* WHAT THE TASK ASKS
Please give back only the lines below from the one containing "int guard = 0;" to the one containing "init_state(s0); init_state(s1);", each repeated word for word, both ends included.
MATERIAL FOR THIS TASK section start
# AdmiralenOla/Scoary

Hardware: AMD Instinct MI355X
Metric: gene x permutation Fisher tests/sec (higher is better)
Workload: dtype u32 bit-words (bit-sliced adders / AND + popcount), f64 for Fisher p; 1 GPU; cfg3: 50000 genes x 2000 isolates x 10 traits, --permute 10000 per GPU; counts + Fisher + label permutations + exceedance counts; gene_kind=config, gene_order=config, gene_partition=every rank its own genes (weak scaling), genes_per_gpu=50000, genes_total=50000, isolates=2000, traits=10, permutations=10000, parallelism=gene-shard x1, hip_graph=False, hip_graph_auto=False, label_tiles=generated on every rank, exchange=none (single GPU)

## Files before the change

### __graft_entry__.py

```python
import os
import subprocess
import sys

ROOT = os.path.dirname(os.path.abspath(__file__))
if ROOT not in sys.path:
    sys.path.insert(0, ROOT)

CSRC = os.path.join(ROOT, "scoary_amd", "csrc")
HIP_SRCS = [os.path.join(CSRC, f) for f in ("scoary_context.hip", "scoary_assoc.hip",
                                            "scoary_lists.hip", "scoary_listbuild.hip",
                                            "scoary_mfma.hip", "scoary_labels.hip", "scoary_tree.hip", "scoary_scipy.hip",
                                            "scoary_minp.hip", "scoary_cmh.hip", "scoary_cmh_exact.hip")]
HIP_LIB = os.path.join(ROOT, "scoary_amd", "csrc", "libscoary_hip.so")
HIP_RESOURCES = os.path.join(ROOT, "scoary_amd", "csrc", "libscoary_hip.resources.json")
HIPCC_FLAGS = ["--offload-arch=gfx950", "-O3", "-std=c++17", "-fPIC", "-shared",
               "-ffp-contract=off", "-I" + os.path.join(ROOT, "include"),
               "-Rpass-analysis=kernel-resource-usage"]


def _stale(target, sources):
    if not os.path.exists(target):
        return True
    t = os.path.getmtime(target)
    return any(os.path.getmtime(s) > t for s in sources)


def _hip_deps():
    import glob
    return (HIP_SRCS + glob.glob(os.path.join(CSRC, "*.hpp")) + glob.glob(os.path.join(CSRC, "*.inc"))
            + glob.glob(os.path.join(ROOT, "include", "*.h")))


def parse_resource_usage(text):
    import re
    out, cur = {}, None
    for line in text.splitlines():
        m = re.search(r"remark: (?:\s*)Function Name: (\S+)", line)
        if m:
            cur = out.setdefault(m.group(1), {})
            continue
        m = re.search(r"remark:\s+([A-Za-z ]+?)(?: \[[^\]]*\])?: (\d+)", line)
        if m and cur is not None:
            cur[m.group(1).strip()] = int(m.group(2))
    return out


def _rule(name, count, exclude=None, cap=None, no_static_lds=False):
    return dict(name=name, exclude=exclude, count=count, cap=cap, no_static_lds=no_static_lds)


LIST_RULES = (
    _rule("k_permute_lists", 4, cap=(("VGPRs",), 128), no_static_lds=True),
    _rule("k_permute_seglists", 1, cap=(("VGPRs",), 128), no_static_lds=True),
)
RESOURCE_RULES = LIST_RULES + (
    _rule("k_permute_mfma", 1, cap=(("VGPRs", "AGPRs"), 256)),
    _rule("k_permute_minp", 9, exclude="chunked", cap=(("VGPRs",), 128)),
    _rule("k_permute_minp_chunked", 1),
    _rule("k_stepdown_minp", 18, exclude="chunked", cap=(("VGPRs",), 128)),
    _rule("k_stepdown_minp_chunked", 2),
)
CMH_RULES = (
    _rule("k_cmhE", 1, cap=(("VGPRs",), 128)),
    _rule("k_cmh_support", 1, cap=(("VGPRs",), 128)),
    _rule("k_cmh_fill", 1, cap=(("VGPRs",), 128)),
)
CMH_EXACT_RULES = (
    _rule("k_cmh_exact", 1, cap=(("VGPRs",), 48)),
)
CMH_EXACT_ODDS_RULES = (
    _rule("k_cmh_odds_exact", 1, cap=(("VGPRs",), 152)),
)
CMH_HOMOG_RULES = (
    _rule("k_cmh_homog", 1, cap=(("VGPRs",), 64)),
)


def check_kernel_resources(res, rules=LIST_RULES):
    bad = []
    for rule in rules:
        hit = {k: v for k, v in res.items()
               if rule["name"] in k and not (rule["exclude"] and rule["exclude"] in k)}
        if len(hit) != rule["count"]:
            bad.append("expected %d %s instance%s, compiler reported %d"
                       % (rule["count"], rule["name"], "" if rule["count"] == 1 else "s", len(hit)))
        for name, r in hit.items():
            if r.get("ScratchSize", 0) or r.get("VGPRs Spill", 0) or r.get("SGPRs Spill", 0):
                bad.append("%s: scratch %s, VGPR spills %s, SGPR spills %s" % (
                    name, r.get("ScratchSize"), r.get("VGPRs Spill"), r.get("SGPRs Spill")))
            if rule["cap"]:
                fields, most = rule["cap"]
                if sum(r.get(f, 999) for f in fields) > most:
                    bad.append("%s: %s > %d" % (name, " + ".join("%d %s" % (r.get(f, 999), f) for f in fields), most))
            if rule["no_static_lds"] and r.get("LDS Size", 0) != 0:
                bad.append("%s: static LDS %d bytes (label tile must sit at LDS address 0)" % (name, r["LDS Size"]))
    for name, r in res.items():
        if r.get("ScratchSize", 0) and "k_fisher" not in name:
            bad.append("%s uses %d bytes of scratch per lane" % (name, r["ScratchSize"]))
    if bad:
        raise RuntimeError("libscoary_hip.so: kernel resource check failed:\n  " + "\n  ".join(bad))


def check_ctr_banks():
    import re
    txt = open(os.path.join(CSRC, "scoary_ctr_regs.inc")).read()
    regs = re.findall(r"SCOARY_CTR\((\d+),\s*(\d+),\s*\"v(\d+)\"\)", txt)
    if not regs:
        raise RuntimeError("scoary_ctr_regs.inc: no SCOARY_CTR entries found")
    seen = set()
    for w, k, r in regs:
        w, k, r = int(w), int(k), int(r)
        if r in seen:
            raise RuntimeError("scoary_ctr_regs.inc: v%d pinned twice" % r)
        seen.add(r)
        if (r - w) % 2 == 0:
            raise RuntimeError("scoary_ctr_regs.inc: counter plane (%d, %d) in v%d shares a bank "
                               "with its row words" % (w, k, r))
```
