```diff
+alone = ws[2].submit(measure).result()
+busy = [ws[i].submit(lambda i=i: classifier_passes(i)) for i in (0, 1)]
+while min(passes) < 2 and not any(f.done() for f in busy):
+    time.sleep(0.05)
+before = list(passes)
+contended = ws[2].submit(measure).result()
+during = [b - a for a, b in zip(before, passes)]
+stop.set()
+for f in busy:
+    f.result()
+say(f"classifier passes finished by the two other streams during the contended measurement: {during}")
+names = ["MIOpen"] + [name for name, _ in variants]
+say("us per launch, two repeats each (MIOpen's with autograd's host overhead); columns: " + ", ".join(names))
+for (tag, _, w), a, c in zip(held, alone, contended):
+    say(f"{tag}:")
+    say("  alone  " + "  ".join(f"{n} {r0:6.1f} {r1:6.1f}" for n, r0, r1 in zip(names, a[0], a[1])))
+    say("  beside " + "  ".join(f"{n} {r0:6.1f} {r1:6.1f}" for n, r0, r1 in zip(names, c[0], c[1])))
+say("DONE")
```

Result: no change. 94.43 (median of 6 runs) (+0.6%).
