template <int R>
int align_pair(const uint8_t *qa, int qlen_a, const uint8_t *ta, int tlen_a,
               const uint8_t *qb, int qlen_b, const uint8_t *tb, int tlen_b,
               const SwConsts &k, int extra_blocks, int tagged, int32_t min_length,
               uint32_t clipl_a, uint32_t clipr_a, uint32_t clipl_b, uint32_t clipr_b,
               AlnOut *out_a, AlnOut *out_b)
{
    const int rows = FG * R;
    if (qlen_a > rows || qlen_b > rows) return -1;
    const int tmax = tlen_a > tlen_b ? tlen_a : tlen_b;
    const int nblk = num_blocks(tmax) + extra_blocks;
    const int TW = FBLK * nblk + FG + 1;
    std::vector<uint16_t> tw(TW);
    for (int idx = 0; idx < TW; ++idx) {
        const int j = idx - FG;
        const int ca = (j >= 0 && j < tlen_a) ? ta[j] : C_TPAD;
        const int cb = (j >= 0 && j < tlen_b) ? tb[j] : C_TPAD;
        tw[idx] = (uint16_t)t_sel(ca, cb);
    }
    std::vector<uint8_t> qc(rows);
    std::vector<ThreadState<R>> st(FG);
    for (int g = 0; g < FG; ++g)
        for (int r = 0; r < R; ++r) {
            const int i = g * R + r;
            const int ca = i < qlen_a ? qa[i] : C_QPAD;
            const int cb = i < qlen_b ? qb[i] : C_QPAD;
            st[g].qs[r] = q_sel(ca, cb);
            qc[i] = (uint8_t)(ca | (cb << 4));
        }
    auto init_state = [&](ThreadState<R> &s) {
        for (int r = 0; r < R; ++r) { s.H[r] = 0; s.E[r] = k.neg_o; }
        s.hu_prev = 0; s.fout = k.neg_o; s.M = 0;
    };
    for (int g = 0; g < FG; ++g) init_state(st[g]);

    const int CW = ck_words<R>();
    std::vector<uint32_t> ck((size_t)nblk * FG * CW);
    LaneCtl ctl[2];
    memset(ctl, 0, sizeof(ctl));
    uint32_t Mprev[FG];
    for (int g = 0; g < FG; ++g) Mprev[g] = 0;
    for (int c = 0; c < nblk; ++c) {
        for (int u = 0; u < FBLK; ++u) {
            const int t = c * FBLK + u;
            uint32_t hu[FG], fin[FG];
            for (int g = 0; g < FG; ++g) {
                hu[g] = g == 0 ? 0u : st[g - 1].H[R - 1];
                fin[g] = g == 0 ? k.neg_o : st[g - 1].fout;
            }
            for (int g = 0; g < FG; ++g) {
                const uint32_t ts = tw[t - g + FG];
                const uint32_t hd = st[g].hu_prev;
                fill_step<R>(st[g].H, st[g].E, st[g].qs, st[g].M, ts, hd, fin[g], st[g].fout, k);
                st[g].hu_prev = hu[g];
            }
        }
        for (int g = 0; g < FG; ++g) {
            uint32_t *p = &ck[((size_t)c * FG + g) * CW];
            for (int r = 0; r < R; ++r) { p[r] = st[g].H[r]; p[R + r] = st[g].E[r]; }
            p[2 * R] = st[g].hu_prev;
            p[2 * R + 1] = st[g].fout;
            if (st[g].M != Mprev[g]) {
                if (lane_lo(st[g].M) != lane_lo(Mprev[g])) ctl[0].blk[g] = c;
                if (lane_hi(st[g].M) != lane_hi(Mprev[g])) ctl[1].blk[g] = c;
                Mprev[g] = st[g].M;
            }
        }
    }
    for (int g = 0; g < FG; ++g) { ctl[0].best[g] = lane_lo(st[g].M); ctl[1].best[g] = lane_hi(st[g].M); }

    ctl_init(ctl[0], qlen_a, tlen_a);
    ctl_init(ctl[1], qlen_b, tlen_b);
    constexpr int RW = trace_words<R>();
    std::vector<uint32_t> tr((size_t)tile_words<R>());
    const bool tg = (tagged & 1) && k.tagged_ok;
    int guard = 0;
    bool first_iter = true;
    while (ctl[0].phase != 2 || ctl[1].phase != 2) {
        if (++guard > 4 * nblk + 16) return -2;
        int blk[2];
        for (int L = 0; L < 2; ++L) blk[L] = (ctl[L].phase != 2 && ctl[L].next_blk >= 0) ? ctl[L].next_blk : 0;
        bool scan[2][FG];
        for (int L = 0; L < 2; ++L)
            for (int g = 0; g < FG; ++g) scan[L][g] = (ctl_scanmask(ctl[L]) >> g) & 1u;
        for (int g = 0; g < FG; ++g) {
            ThreadState<R> s0, s1;
            init_state(s0); init_state(s1);
            auto load = [&](ThreadState<R> &s, int b) {
                if (b == 0) return;
                const uint32_t *p = &ck[((size_t)(b - 1) * FG + g) * CW];
                for (int r = 0; r < R; ++r) { s.H[r] = p[r]; s.E[r] = p[R + r]; }
                s.hu_prev = p[2 * R]; s.fout = p[2 * R + 1];
            };
            load(s0, blk[0]); load(s1, blk[1]);
            auto mix = [&](uint32_t a, uint32_t b) {
                const uint32_t w = (a & 0xffffu) | (b & 0xffff0000u);
                return tg ? to_tagged(w) : w;
            };
            for (int r = 0; r < R; ++r) { st[g].H[r] = mix(s0.H[r], s1.H[r]); st[g].E[r] = mix(s0.E[r], s1.E[r]); }
            st[g].hu_prev = mix(s0.hu_prev, s1.hu_prev);
            st[g].fout = mix(s0.fout, s1.fout);
        }
        const uint32_t f_top = tg ? k.neg_o16 : k.neg_o;
        const int mul = tg ? 16 : 1;
        bool found[2][FG];
        for (int L = 0; L < 2; ++L) for (int g = 0; g < FG; ++g) found[L][g] = false;
        for (int u = 0; u < FBLK; ++u) {
            const int t0 = blk[0] * FBLK + u, t1 = blk[1] * FBLK + u;
            uint32_t hu[FG], fin[FG];
            for (int g = 0; g < FG; ++g) {
                hu[g] = g == 0 ? 0u : st[g - 1].H[R - 1];
                fin[g] = g == 0 ? f_top : st[g - 1].fout;
            }
            for (int g = 0; g < FG; ++g) {
                const uint32_t ts = (tw[t0 - g + FG] & 0x00ffu) | (tw[t1 - g + FG] & 0xff00u);
                uint32_t cmax = 0;
                uint32_t trw[RW];
                if (tg) trace_step_tagged<R>(st[g].H, st[g].E, st[g].qs, ts, st[g].hu_prev, fin[g], st[g].fout, k, trw, cmax);
                else trace_step_plain<R>(st[g].H, st[g].E, st[g].qs, ts, st[g].hu_prev, fin[g], st[g].fout, k, trw, cmax);
                st[g].hu_prev = hu[g];
                for (int w = 0; w < RW; ++w) tr[(size_t)tile_index<R>(u, g, w)] = trw[w];
                for (int L = 0; L < 2; ++L) {
                    if (!scan[L][g] || found[L][g]) continue;
                    const int cm = L == 0 ? lane_lo(cmax) : lane_hi(cmax);
                    if (cm != ctl[L].S * mul) continue;
                    for (int r = 0; r < R; ++r) {
                        const int hv = L == 0 ? lane_lo(st[g].H[r]) : lane_hi(st[g].H[r]);
                        if (hv == ctl[L].S * mul) {
                            found[L][g] = true;
                            ctl[L].fj[g] = (L == 0 ? t0 : t1) - g;
                            ctl[L].fr[g] = r;
                            break;
                        }
                    }
                }
            }
        }
        for (int L = 0; L < 2; ++L)
            for (int g = 0; g < FG; ++g)
                if (scan[L][g] && !found[L][g]) return -3;
        const bool so0 = (tagged & 4) && ctl[0].phase == 0 && first_iter, so1 = (tagged & 4) && ctl[1].phase == 0 && first_iter;
        ctl_advance<R>(ctl[0], so0 ? nullptr : tr.data(), 0, StagedAcc{ tw.data(), qc.data(), 0 }, k);
        ctl_advance<R>(ctl[1], so1 ? nullptr : tr.data(), 1, StagedAcc{ tw.data(), qc.data(), 1 }, k);
        first_iter = false;
    }
    finalize_result(ctl[0], *out_a, 0, clipl_a, clipr_a, min_length);
    finalize_result(ctl[1], *out_b, 1, clipl_b, clipr_b, min_length);
    return 0;
}

}

extern "C" int fadeemu_align_pair(int R, const uint8_t *qa, int qlen_a, const uint8_t *ta, int tlen_a,
                                  const uint8_t *qb, int qlen_b, const uint8_t *tb, int tlen_b,
                                  int open, int extend, int match, int mismatch, int extra_blocks,
                                  int tagged, int min_length, const uint32_t *clips ,
                                  AlnOut *out_a, AlnOut *out_b)
{
    SwConsts k = make_consts(open, extend, match, mismatch);
    k.shortcut = (tagged & 2) ? 0 : 1;
#define CASE(RR)                                                                                   \
    case RR:                                                                                       \
        return align_pair<RR>(qa, qlen_a, ta, tlen_a, qb, qlen_b, tb, tlen_b, k, extra_blocks,    \
                              tagged, min_length, clips[0], clips[1], clips[2], clips[3], out_a, out_b);
    switch (R) {
        CASE(1) CASE(2) CASE(3) CASE(5) CASE(13) CASE(19) CASE(25) CASE(32) CASE(38)
    default: return -10;
    }
#undef CASE
}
MATERIAL FOR THIS TASK section end
* SOLUTION TO THE PROBLEM
    int guard = 0;
    bool first_iter = true;
    while (ctl[0].phase != 2 || ctl[1].phase != 2) {
        if (++guard > 4 * nblk + 16) return -2;
        int blk[2];
        for (int L = 0; L < 2; ++L) blk[L] = (ctl[L].phase != 2 && ctl[L].next_blk >= 0) ? ctl[L].next_blk : 0;
        bool scan[2][FG];
        for (int L = 0; L < 2; ++L)
            for (int g = 0; g < FG; ++g) scan[L][g] = (ctl_scanmask(ctl[L]) >> g) & 1u;
        for (int g = 0; g < FG; ++g) {
            ThreadState<R> s0, s1;
            init_state(s0); init_state(s1);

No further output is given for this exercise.